**Materials provided**
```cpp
__global__ __launch_bounds__(TL_MAXT) void tw_lds_kernel(TLdsArgs a) {
  extern __shared__ __attribute__((aligned(16))) unsigned lds[];
  const int t = threadIdx.x, lane = t & 63, wave = t >> 6;
  const int TL_NT = blockDim.x, NWV = TL_NT >> 6;
  const int widx = a.order[blockIdx.x];
  const TWin w = a.wins[widx];
  Geo g;
  g.W = w.w, g.H = w.h, g.wp = (w.w + 31) >> 5, g.words = g.wp * g.H;
  g.last = (w.w & 31) ? ((1u << (w.w & 31)) - 1u) : 0xffffffffu;
  const int MW = a.max_words, RL = a.rlay, RC = a.rcap;
  unsigned* const pred = lds;
  unsigned* const merged = lds + MW;
  unsigned* const cand = lds + 2 * MW;
  unsigned short* const base = (unsigned short*)(lds + 3 * MW);
  unsigned* const parent = lds + 3 * MW + ((MW + 1) >> 1);
  int* const acc = (int*)(parent + RL);
  unsigned* const red = parent + 2 * RL;
  unsigned* const tmp = parent;
  auto validw = [&](int wi) { return wi == g.wp - 1 ? g.last : 0xffffffffu; };
  const int y_t = t / g.wp, wi_t = t - y_t * g.wp;
  const int dy_t = TL_NT / g.wp, dwi_t = TL_NT - dy_t * g.wp;
  auto for_words = [&](auto&& fn) {
    int y = y_t, wi = wi_t;
    for (int i = t; i < g.words; i += TL_NT) {
      fn(i, y, wi);
      wi += dwi_t, y += dy_t;
      if (wi >= g.wp) wi -= g.wp, ++y;
    }
  };

  for_words([&](int i, int y, int wi) {
    unsigned v[8];
    load32(w.mask + (size_t)(w.y1 + y) * w.mask_w + w.x1 + 32 * wi, g.W - 32 * wi, v);
    unsigned bits = 0;
#pragma unroll
    for (int j = 0; j < 8; ++j) bits |= gt60_nibble(v[j]) << (4 * j);
    tmp[i] = bits & validw(wi);
    merged[i] = 0;
  });
  __syncthreads();
  for_words([&](int i, int y, int wi) {
    auto ext = [&](int yy, int ww) -> unsigned {
      if ((unsigned)yy >= (unsigned)g.H || (unsigned)ww >= (unsigned)g.wp) return 0xffffffffu;
      return tmp[yy * g.wp + ww] | ~validw(ww);
    };
    const unsigned cur = ext(y, wi), prev = ext(y, wi - 1), nxt = ext(y, wi + 1);
    pred[i] = cur & ((cur << 1) | (prev >> 31)) & ((cur >> 1) | (nxt << 31)) & ext(y - 1, wi) & ext(y + 1, wi) & validw(wi);
  });
  __syncthreads();

  const int seg = (g.words + TL_NT - 1) / TL_NT;
  auto starts_of = [&](int i, int wi) -> unsigned {
    const unsigned c = cand[i], cl = wi > 0 ? cand[i - 1] : 0u;
    return c & ~((c << 1) | (cl >> 31));
  };
  auto scan_runs = [&]() -> int {
    const int i0 = min(t * seg, g.words), i1 = min(i0 + seg, g.words);
    int cnt = 0;
    {
      int wi = i0 % g.wp;
      for (int i = i0; i < i1; ++i) {
        cnt += __popc(starts_of(i, wi));
        if (++wi == g.wp) wi = 0;
      }
    }
    int inc = cnt;
#pragma unroll
    for (int off = 1; off < 64; off <<= 1) {
      const int v = __shfl_up(inc, off);
      if (lane >= off) inc += v;
    }
    if (lane == 63) red[wave] = (unsigned)inc;
    __syncthreads();
    int before = inc - cnt;
    int total = 0;
    for (int k = 0; k < NWV; ++k) {
      const int v = (int)red[k];
      before += k < wave ? v : 0;
      total += v;
    }
    {
      int wi = i0 % g.wp, run = before;
      for (int i = i0; i < i1; ++i) {
        base[i] = (unsigned short)run;
        const int n = __popc(starts_of(i, wi));
        for (int k = run; k < run + n && k < RL; ++k) parent[k] = (unsigned)k, acc[k] = 0;
        run += n;
        if (++wi == g.wp) wi = 0;
      }
    }
    __syncthreads();
    return total;
  };
  auto rid_from = [](unsigned b, unsigned s, int p) -> unsigned { return b + (unsigned)__popc(s & upto(p)) - 1u; };
  auto for_groups = [&](unsigned v, auto&& fn) {
    while (v) {
      const unsigned lb = v & (0u - v);
      const unsigned grp = v & ~(v + lb);
      fn(__ffs((int)v) - 1, grp);
      v &= ~grp;
    }
  };
  auto link_and = [&](auto&& fn) {
    for_words([&](int i, int y, int wi) {
      const unsigned c = cand[i];
      if (!c) return;
      const unsigned cl = wi > 0 ? cand[i - 1] : 0u;
      const unsigned sc = c & ~((c << 1) | (cl >> 31)), bc = base[i];
      unsigned up = 0, ul = 0, ur = 0, su = 0, bu = 0;
      if (y > 0) {
        up = cand[i - g.wp];
        if (wi > 0) ul = cand[i - g.wp - 1];
        if (wi + 1 < g.wp) ur = cand[i - g.wp + 1];
        su = up & ~((up << 1) | (ul >> 31));
        bu = base[i - g.wp];
      }
      for_groups(c, [&](int p, unsigned grp) {
        const unsigned me = rid_from(bc, sc, p);
        fn(i, grp, me);
        if (y == 0) return;
        const unsigned an = up & (grp | (grp << 1) | (grp >> 1));
        unsigned reps = an & ~(an << 1);
        while (reps) {
          const int q = __ffs((int)reps) - 1;
          reps &= reps - 1;
          uf_union(parent, me, rid_from(bu, su, q));
        }
        if ((grp & 1u) && (ul >> 31)) uf_union(parent, me, bu - 1u);
        if ((grp >> 31) && (ur & 1u)) uf_union(parent, me, (unsigned)base[i - g.wp + 1] + ((up >> 31) ? 0u : 1u) - 1u);
      });
    });
  };
  auto fold_to_roots = [&](int n) {
    for (int i = t; i < n; i += TL_NT) {
      const unsigned r = uf_find(parent, (unsigned)i);
      if (r != (unsigned)i) {
        const int v = acc[i];
        if (v) atomicAdd(acc + r, v);
      }
    }
    __syncthreads();
  };
  auto or_accepted = [&]() {
    for_words([&](int i, int, int wi) {
      const unsigned c = cand[i];
      if (!c) return;
      const unsigned cl = wi > 0 ? cand[i - 1] : 0u;
      const unsigned sc = c & ~((c << 1) | (cl >> 31)), bc = base[i];
      unsigned add = 0;
      for_groups(c, [&](int p, unsigned grp) {
        if (acc[uf_find(parent, rid_from(bc, sc, p))] > 0) add |= grp;
      });
      if (add) merged[i] |= add;
    });
    __syncthreads();
  };
  bool overflow = false;

  for (int r = 0; r < w.nband && !overflow; ++r) {
    const TBand bd = a.bands[w.band0 + r];
    for_words([&](int i, int y, int wi) {
      const int npx = min(32, g.W - 32 * wi);
      const uint8_t* src = w.img + ((size_t)(w.y1 + y) * w.img_w + w.x1 + 32 * wi) * 3;
      unsigned v[24];
      load32(src, min(32, 3 * npx), v);
      load32(src + 32, min(32, max(0, 3 * npx - 32)), v + 8);
      load32(src + 64, min(32, max(0, 3 * npx - 64)), v + 16);
      unsigned bits = 0;
      auto byte_at = [&](int o) { return (v[o >> 2] >> (8 * (o & 3))) & 0xffu; };
      if (bd.kind == 0) {
#pragma unroll
        for (int k = 0; k < 32; ++k) {
          const int gr = gray3(byte_at(3 * k), byte_at(3 * k + 1), byte_at(3 * k + 2));
          bits |= ((gr >= bd.lo && gr <= bd.hi) ? 1u : 0u) << k;
        }
      } else {
        const int ch = bd.kind - 1;
#pragma unroll
        for (int k = 0; k < 32; ++k) {
          const unsigned c0 = byte_at(3 * k), c1 = byte_at(3 * k + 1), c2 = byte_at(3 * k + 2);
          bits |= (((int)(ch == 0 ? c0 : (ch == 1 ? c1 : c2)) > bd.lo) ? 1u : 0u) << k;
        }
      }
      if (bd.invert) bits = ~bits;
      tmp[i] = bits & validw(wi);
    });
    __syncthreads();
    for_words([&](int i, int y, int wi) {
      const Row3 c0 = row3(tmp, g, y, wi);
      unsigned out = c0.cur;
      if (out) {
        const Row3 m1 = row3(tmp, g, y - 1, wi), p1 = row3(tmp, g, y + 1, wi), m2 = row3(tmp, g, y - 2, wi), p2 = row3(tmp, g, y + 2, wi);
        const unsigned up = ring3(m1), dn = ring3(p1), cur = c0.cur;
        const unsigned single = cur & ~(shk<-1>(c0) | shk<1>(c0) | up | dn);
        const unsigned hl = cur & shk<1>(c0) & ~(shk<-1>(c0) | shk<2>(c0) | up | dn | shk<2>(m1) | shk<2>(p1));
        const unsigned hr = cur & shk<-1>(c0) & ~(shk<-2>(c0) | shk<1>(c0) | up | dn | shk<-2>(m1) | shk<-2>(p1));
        const unsigned vt = cur & p1.cur & ~(shk<-1>(c0) | shk<1>(c0) | shk<-1>(p1) | shk<1>(p1) | up | ring3(p2));
        const unsigned vb = cur & m1.cur & ~(shk<-1>(c0) | shk<1>(c0) | shk<-1>(m1) | shk<1>(m1) | dn | ring3(m2));
        out = cur & ~(single | hl | hr | vt | vb);
      }
      cand[i] = out;
    });
    __syncthreads();
    const int nr = scan_runs();
    if (nr > RC) {
      overflow = true;
      break;
    }
    link_and([&](int i, unsigned grp, unsigned me) {
      const unsigned nm = grp & ~merged[i];
      const int wgt = __popc(nm & pred[i]) - __popc(nm & ~pred[i]);
      if (wgt) atomicAdd(acc + me, wgt);
    });
    __syncthreads();
    fold_to_roots(nr);
    or_accepted();
  }

  if (!overflow) {
    if (a.dilate) {
      for_words([&](int i, int y, int wi) {
        unsigned v = 0;
#pragma unroll
        for (int dy = -1; dy <= 1; ++dy) {
          const Row3 r = row3(merged, g, y + dy, wi);
          v |= ring3(r);
        }
        tmp[i] = v & validw(wi);
      });
      __syncthreads();
    }
    unsigned cnt = 0;
    for_words([&](int i, int, int wi) {
      const unsigned m = a.dilate ? tmp[i] : merged[i];
      merged[i] = m;
      cand[i] = ~m & validw(wi);
      cnt += (unsigned)__popc(m);
    });
    for (int off = 32; off > 0; off >>= 1) cnt += __shfl_down(cnt, off);
    __syncthreads();
    if (lane == 0) red[wave] = cnt;
    if (t == 0) red[16] = 0u, red[17] = 0u, red[18] = 0u;
    __syncthreads();
    unsigned a0 = 0;
    for (int k = 0; k < NWV; ++k) a0 += red[k];
    __syncthreads();
    const int nr = scan_runs();
    if (nr > RC) {
      overflow = true;
    } else {
      link_and([&](int, unsigned grp, unsigned me) { atomicAdd(acc + me, __popc(grp)); });
      __syncthreads();
      fold_to_roots(nr);
      for (int i = t; i < nr + 1; i += TL_NT) {
        const bool is = i == nr || parent[i] == (unsigned)i;
        if (is) atomicMax(red + 16, (i == nr ? a0 : (unsigned)acc[i]) + 1u);
      }
      __syncthreads();
      const unsigned mx = red[16] - 1u;
      for (int i = t; i < nr + 1; i += TL_NT) {
        const bool is = i == nr || parent[i] == (unsigned)i;
        if (!is) continue;
        const unsigned ar = i == nr ? a0 : (unsigned)acc[i];
        if (ar == mx) atomicAdd(red + 17, 1u);
        else atomicMax(red + 18, ar + 1u);
      }
      __syncthreads();
      const long long thr = red[17] >= 2u ? (long long)mx : (long long)red[18] - 1;
      if (thr >= 0) {
        for (int i = t; i < nr; i += TL_NT)
          if (parent[i] == (unsigned)i) acc[i] = (long long)acc[i] < thr ? 0 : -(1 << 30);
        __syncthreads();
        for_words([&](int i, int, int wi) {
          const unsigned c = cand[i];
          if (!c) return;
          const unsigned cl = wi > 0 ? cand[i - 1] : 0u;
          const unsigned sc = c & ~((c << 1) | (cl >> 31)), bc = base[i];
          for_groups(c, [&](int p, unsigned grp) {
            const int wgt = __popc(grp & pred[i]) - __popc(grp & ~pred[i]);
            if (wgt) atomicAdd(acc + uf_find(parent, rid_from(bc, sc, p)), wgt);
          });
        });
        __syncthreads();
        or_accepted();
      }
    }
  }
  if (overflow) {
    if (t == 0) a.ovf[widx] = 1;
    return;
  }
  for_words([&](int i, int y, int wi) {
    const unsigned m = merged[i];
    if (!m) return;
    const size_t idx0 = (size_t)(w.y1 + y) * w.out_w + w.x1 + 32 * wi;
#pragma unroll
    for (int j = 0; j < 8; ++j) {
      const unsigned nib = (m >> (4 * j)) & 0xfu;
      if (!nib) continue;
      const unsigned v = ((nib & 1u) ? 0xffu : 0u) | ((nib & 2u) ? 0xff00u : 0u) | ((nib & 4u) ? 0xff0000u : 0u) |
                         ((nib & 8u) ? 0xff000000u : 0u);
      const size_t idx = idx0 + 4 * j;
      unsigned* ap = (unsigned*)(w.out + (idx & ~(size_t)3));
      const unsigned long long v2 = (unsigned long long)v << (8 * (idx & 3));
      if ((unsigned)v2) atomicOr(ap, (unsigned)v2);
      if ((unsigned)(v2 >> 32)) atomicOr(ap + 1, (unsigned)(v2 >> 32));
    }
  });
}

}

size_t tw_lds_bytes(int max_words, int rcap) {
  const int rlay = std::max(rcap, (max_words + 1) / 2);
  return ((size_t)3 * max_words + (max_words + 1) / 2 + (size_t)2 * rlay + 20) * 4;
}

int tw_lds_rcap(int max_words) { return std::min(65000, std::max(1024, (int)((long long)max_words * g_tw_lds_runs_x10 / 10))); }

bool launch_tw_lds(const TWin* wins, const TBand* bands, const int* order, int n, int max_words, int rcap, int dilate, int* ovf,
                   hipStream_t st, TwLdsLaunch* used) {
  if (n <= 0) return true;
  TLdsArgs a;
  a.wins = wins, a.bands = bands, a.order = order, a.dilate = dilate, a.max_words = max_words;
  a.rcap = std::min(rcap, 65000), a.rlay = std::max(a.rcap, (max_words + 1) / 2);
  a.ovf = ovf;
  const size_t bytes = tw_lds_bytes(max_words, a.rcap);
  const int nt = g_tw_lds_threads >= 1024 ? 1024 : (g_tw_lds_threads >= 512 ? 512 : 256);
  if (used) *used = TwLdsLaunch{n, max_words, a.rcap, nt, (int)bytes, 0};
  if (bytes > 48 * 1024 &&
      hipFuncSetAttribute((const void*)tw_lds_kernel, hipFuncAttributeMaxDynamicSharedMemorySize, (int)bytes) != hipSuccess) {
    (void)hipGetLastError();
    if (used) used->refused = 1;
    return false;
  }
  hipLaunchKernelGGL(tw_lds_kernel, dim3(n), dim3(nt), bytes, st, a);
  return true;
}
```

Measured before the change: 3337.
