def block32_post(k: int) -> int:
    return {3: 1, 5: 2, 7: 3}[k]
# ... 29 lines not shown
_SIGS = {
    "disyolo_version": (C.c_int, []),
    "disyolo_last_error": (C.c_char_p, []),
    "disyolo_conv_desc_size": (C.c_size_t, []),
    "disyolo_find_contours": (C.c_int, [C.c_void_p, C.c_int, C.c_int, C.c_void_p, C.c_int64, C.c_void_p, C.c_void_p, C.c_int,
                                        C.POINTER(C.c_int), C.POINTER(C.c_int64)]),
    "disyolo_conv2d_stats_rows": (C.c_int, [C.POINTER(ConvDesc)]),
    "disyolo_conv2d_bn_bwd_stats_ok": (C.c_int, [C.POINTER(ConvDesc)]),
    "disyolo_conv2d_bn_fused_ok": (C.c_int, [C.POINTER(ConvDesc)]),
    "disyolo_cluster_sync_words": (C.c_int, [C.c_int]),
    "disyolo_cluster_sync_error": (C.c_int, [C.c_void_p, C.c_int]),
    "disyolo_conv2d_fwd": (C.c_int, [C.POINTER(ConvDesc), C.c_void_p]),
    "disyolo_conv2d_tile": (C.c_int, [C.POINTER(ConvDesc)] + [C.POINTER(C.c_int)] * 4),
    "disyolo_conv_first_fwd": (C.c_int, [C.c_void_p] * 5 + [C.c_int] * 4 + [C.c_float, C.c_void_p]),
    "disyolo_conv12_fused_ok": (C.c_int, [C.c_int] * 3),
    "disyolo_conv12_fused_fwd": (C.c_int, [C.c_void_p] * 8 + [C.c_int] * 3 + [C.c_float, C.c_void_p]),
    "disyolo_block32_fused_ok": (C.c_int, [C.c_int] * 6),
    "disyolo_block64_fused_ok": (C.c_int, [C.c_int] * 4),
    "disyolo_pack_quad": (C.c_int, [C.c_void_p, C.c_void_p, C.c_int, C.c_int, C.c_void_p]),
    "disyolo_dgrad_s2_quad_ok": (C.c_int, [C.c_int] * 5),
    "disyolo_dgrad_s2_quad": (C.c_int, [C.c_void_p] * 4 + [C.c_int] * 5 + [C.c_void_p]),
    "disyolo_block64_fused_fwd": (C.c_int, [C.c_void_p] * 8 + [C.c_int] * 4 + [C.c_float, C.c_void_p]),
    "disyolo_block32_fused_fwd": (C.c_int, [C.c_void_p, C.c_void_p, C.c_int, C.c_int] + [C.c_void_p] * 6 + [C.c_int] +
                                  [C.c_void_p] * 3 + [C.c_int] * 3 + [C.c_float, C.c_void_p]),
    "disyolo_conv2d_wgrad_workspace": (C.c_size_t, [C.POINTER(ConvDesc), C.c_int]),
    "disyolo_conv2d_wgrad": (C.c_int, [C.POINTER(ConvDesc), C.c_void_p, C.c_int, C.c_void_p, C.c_void_p,
                                       C.c_size_t, C.c_int, C.c_void_p]),
    "disyolo_conv2d_fp8_fwd": (C.c_int, [C.POINTER(ConvDesc), C.c_void_p, C.c_void_p, C.c_void_p, C.c_void_p, C.c_float,
                                         C.c_void_p, C.c_float, C.c_void_p, C.c_void_p]),
    "disyolo_conv_first_fwd_fp8": (C.c_int, [C.c_void_p] * 5 + [C.c_float] + [C.c_int] * 4 + [C.c_float, C.c_void_p]),
    "disyolo_quant_fp8": (C.c_int, [C.c_void_p, C.c_int, C.c_void_p, C.c_int64, C.c_float, C.c_void_p]),
    "disyolo_dequant_fp8": (C.c_int, [C.c_void_p, C.c_void_p, C.c_int64, C.c_float, C.c_void_p]),
    "disyolo_pack_weights_fp8": (C.c_int, [C.c_void_p, C.c_void_p] + [C.c_int] * 3 + [C.c_float, C.c_void_p]),
    "disyolo_conv2d_wgrad_plan": (C.c_int, [C.POINTER(ConvDesc), C.c_int] + [C.POINTER(C.c_int)] * 4),
    "disyolo_conv_first_wgrad_workspace": (C.c_size_t, [C.c_int] * 4),
    "disyolo_conv_first_wgrad": (C.c_int, [C.c_void_p] * 3 + [C.c_int] * 4 + [C.c_void_p, C.c_size_t, C.c_void_p]),
    "disyolo_image_pad8": (C.c_int, [C.c_void_p, C.c_void_p, C.c_int64, C.c_void_p]),
    "disyolo_copy2d_f32": (C.c_int, [C.c_void_p, C.c_void_p] + [C.c_int] * 4 + [C.c_void_p]),
    "disyolo_pack_weights": (C.c_int, [C.c_void_p] * 3 + [C.c_int] * 4 + [C.c_void_p]),
    "disyolo_pack_table_bytes": (C.c_size_t, [C.c_int]),
    "disyolo_pack_table_build": (C.c_int, [C.c_void_p, C.c_int, C.c_void_p, C.POINTER(C.c_int)]),
    "disyolo_pack_all": (C.c_int, [C.c_void_p, C.c_int, C.c_int, C.c_void_p]),
    "disyolo_bn_finalize": (C.c_int, [C.c_void_p, C.c_int, C.c_int, C.c_int64] + [C.c_void_p] * 4 +
                            [C.c_float, C.c_float] + [C.c_void_p] * 5),
    "disyolo_colstats_rows": (C.c_int, [C.c_int64, C.c_int]),
    "disyolo_colstats": (C.c_int, [C.c_void_p, C.c_void_p, C.c_int64, C.c_int, C.c_void_p]),
    "disyolo_bn_fold": (C.c_int, [C.c_void_p] * 4 + [C.c_float] + [C.c_void_p] * 2 + [C.c_int, C.c_void_p]),
    "disyolo_bn_act_fwd": (C.c_int, [C.c_void_p] * 5 + [C.c_int64, C.c_int, C.c_float, C.c_void_p]),
    "disyolo_bn_act_bwd_workspace": (C.c_size_t, [C.c_int64, C.c_int]),
    "disyolo_bn_act_bwd_partials_workspace": (C.c_size_t, [C.c_int]),
    "disyolo_bn_act_bwd_partials": (C.c_int, [C.c_void_p] * 9 + [C.c_int64, C.c_int, C.c_float, C.c_void_p, C.c_int,
                                              C.c_void_p, C.c_int, C.c_void_p, C.c_size_t, C.c_void_p]),
    "disyolo_bn_partial_sums": (C.c_int, [C.c_void_p, C.c_int, C.c_int, C.c_void_p, C.c_void_p]),
    "disyolo_bn_finalize_sums": (C.c_int, [C.c_void_p, C.c_int, C.c_int64] + [C.c_void_p] * 4 + [C.c_float, C.c_float] +
                                 [C.c_void_p] * 5),
    "disyolo_bn_bwd_reduce_rows": (C.c_int, [C.c_int64, C.c_int]),
    "disyolo_bn_bwd_reduce": (C.c_int, [C.c_void_p] * 6 + [C.c_int64, C.c_int, C.c_float, C.c_void_p, C.c_void_p, C.c_size_t,
                                        C.c_void_p]),
    "disyolo_bn_bwd_apply_sums": (C.c_int, [C.c_void_p] * 8 + [C.c_int64] + [C.c_void_p] * 3 + [C.c_int64, C.c_int, C.c_float,
                                            C.c_void_p, C.c_int, C.c_void_p, C.c_size_t, C.c_void_p]),
    "disyolo_bn_act_bwd": (C.c_int, [C.c_void_p] * 9 + [C.c_int64, C.c_int, C.c_float, C.c_void_p, C.c_int, C.c_void_p, C.c_size_t,
                                                       C.c_void_p]),
    "disyolo_upsample2x_bwd": (C.c_int, [C.c_void_p] * 2 + [C.c_int] * 7 + [C.c_void_p]),
    "disyolo_colsum_workspace": (C.c_size_t, [C.c_int64, C.c_int]),
    "disyolo_colsum": (C.c_int, [C.c_void_p, C.c_void_p, C.c_int64, C.c_int, C.c_int, C.c_void_p, C.c_size_t,
                                 C.c_void_p]),
# ... 102 lines not shown
    return None if t is None else t.data_ptr()


def _stream() -> int:
    return torch.cuda.current_stream().cuda_stream


def _need(t: torch.Tensor, dtype, name: str) -> None:
    if t.dtype != dtype or not t.is_cuda or not t.is_contiguous():
        raise DisyoloError("%s must be a contiguous CUDA tensor of %s (got %s on %s)" % (name, dtype, t.dtype, t.device))


def _need_shape(t: torch.Tensor, shape, name: str) -> None:
    if tuple(t.shape) != tuple(shape):
        raise DisyoloError("%s must have shape %s (got %s)" % (name, tuple(shape), tuple(t.shape)))


class Workspace:

    def __init__(self, device):
        self.device = device
        self.buf = torch.empty(1 << 20, dtype=torch.uint8, device=device)
        self.frozen = False

    def get(self, nbytes: int) -> torch.Tensor:
        if self.buf.numel() < nbytes:
            if self.frozen:
                raise DisyoloError("workspace of %d bytes is frozen by a recorded command list; %d requested"
                                   % (self.buf.numel(), nbytes))
            self.buf = torch.empty(int(nbytes * 1.25) + 256, dtype=torch.uint8, device=self.device)
        return self.buf


class CmdList:

    def __init__(self):
        self.h = load().disyolo_cmdlist_create()
        self.keep = []
        self._side = None
        self._lanes = {}

    def __del__(self):
        try:
            if self.h:
                if torch.cuda.is_available() and (self._side is not None or self._lanes):
                    for st in [self._side] + list(self._lanes.values()):
                        if st is not None:
                            torch.cuda.current_stream(st.device).wait_stream(st)
                load().disyolo_cmdlist_destroy(self.h)
        except Exception:
            pass

    def __enter__(self):
        global TIMER
        if TIMER is not None:
            raise DisyoloError("cannot record a command list while the kernel timer is active")
        _check(load().disyolo_cmdlist_begin(self.h), "cmdlist_begin")
        global CURRENT_LANE
        CURRENT_LANE = 0
        return self

    def __exit__(self, *exc):
        _check(load().disyolo_cmdlist_end(), "cmdlist_end")
        global CURRENT_LANE
        CURRENT_LANE = 0
        return False
# ... 359 lines not shown
        TIMER.run("block64_kernel", 2.0 * M * (64 * 128 + 128 * 576), fn, float(M * 512))
        return
    fn()


def conv_first_fwd(images, w_hwio, scale, shift, y, alpha=0.1) -> None:
    _need(images, torch.float32, "images")
    _need(y, torch.bfloat16, "y")
    B, H, W, _ = images.shape
    _check(load().disyolo_conv_first_fwd(_p(images), _p(w_hwio), _p(scale), _p(shift), _p(y), B, H, W, y.shape[-1],
                                         alpha, _stream()), "conv_first_fwd")


WGRAD_IM2COL, WGRAD_PARTIAL_ONLY, WGRAD_REDUCE_ONLY = 1, 2, 4


def wgrad_stages(n: int) -> int:
    if not 2 <= int(n) <= 4:
        raise DisyoloError("wgrad_stages: 2..4 pipeline stages (got %r)" % (n,))
    return (int(n) - 1) << 4


def conv2d_wgrad_workspace(d: ConvDesc, opts: int = 0) -> int:
    return load().disyolo_conv2d_wgrad_workspace(C.byref(d), opts)


def conv2d_wgrad(d: ConvDesc, dy, dy_ld: int, dw, ws: Workspace, opts: int = 0) -> None:
    need = conv2d_wgrad_workspace(d, opts)
    buf = ws.get(need)

    def call(o):
        _check(load().disyolo_conv2d_wgrad(C.byref(d), _p(dy), dy_ld, _p(dw), _p(buf), buf.numel(), o, _stream()),
               "conv2d_wgrad")
    if TIMER is not None and not (opts & (WGRAD_PARTIAL_ONLY | WGRAD_REDUCE_ONLY)):
        kind, tn, ring, splits = conv2d_wgrad_plan(d, opts)
        name = ("conv_wgrad3x3_kernel<%d,%d,3,4,0>" % (tn, ring)) if kind == 1 else ("conv_wgrad_kernel<%d,3>" % tn)
        if kind == 1 and d.stride == 2:
            name = "conv_wgrad3x3_kernel<64,8,3,4,1>"
        TIMER.run(name, conv_flops(d), lambda: call(opts | WGRAD_PARTIAL_ONLY))
        if splits > 1:
            TIMER.run("slab_reduce_kernel", 0.0, lambda: call(opts | WGRAD_REDUCE_ONLY))
        return
    call(opts)


def conv2d_wgrad_plan(d: ConvDesc, opts: int = 0):
    v = [C.c_int(0) for _ in range(4)]
    _check(load().disyolo_conv2d_wgrad_plan(C.byref(d), opts, *[C.byref(x) for x in v]), "conv2d_wgrad_plan")
    return tuple(x.value for x in v)


def conv_first_wgrad(images, dy, dw, ws: Workspace) -> None:
    B, H, W, _ = images.shape
    cout = dy.shape[-1]
    need = load().disyolo_conv_first_wgrad_workspace(B, H, W, cout)
    buf = ws.get(need)
    _check(load().disyolo_conv_first_wgrad(_p(images), _p(dy), _p(dw), B, H, W, cout, _p(buf), buf.numel(), _stream()),
           "conv_first_wgrad")


def copy2d_f32(src, dst, rows, cols, src_ld, dst_ld) -> None:
    _check(load().disyolo_copy2d_f32(_p(src), _p(dst), rows, cols, src_ld, dst_ld, _stream()), "copy2d_f32")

**Aim of the task**
Wherever the string "true" appears in the entries above, return the line it appears on.

**Your response**
      overflow = true;
      overflow = true;
  if (n <= 0) return true;
  return true;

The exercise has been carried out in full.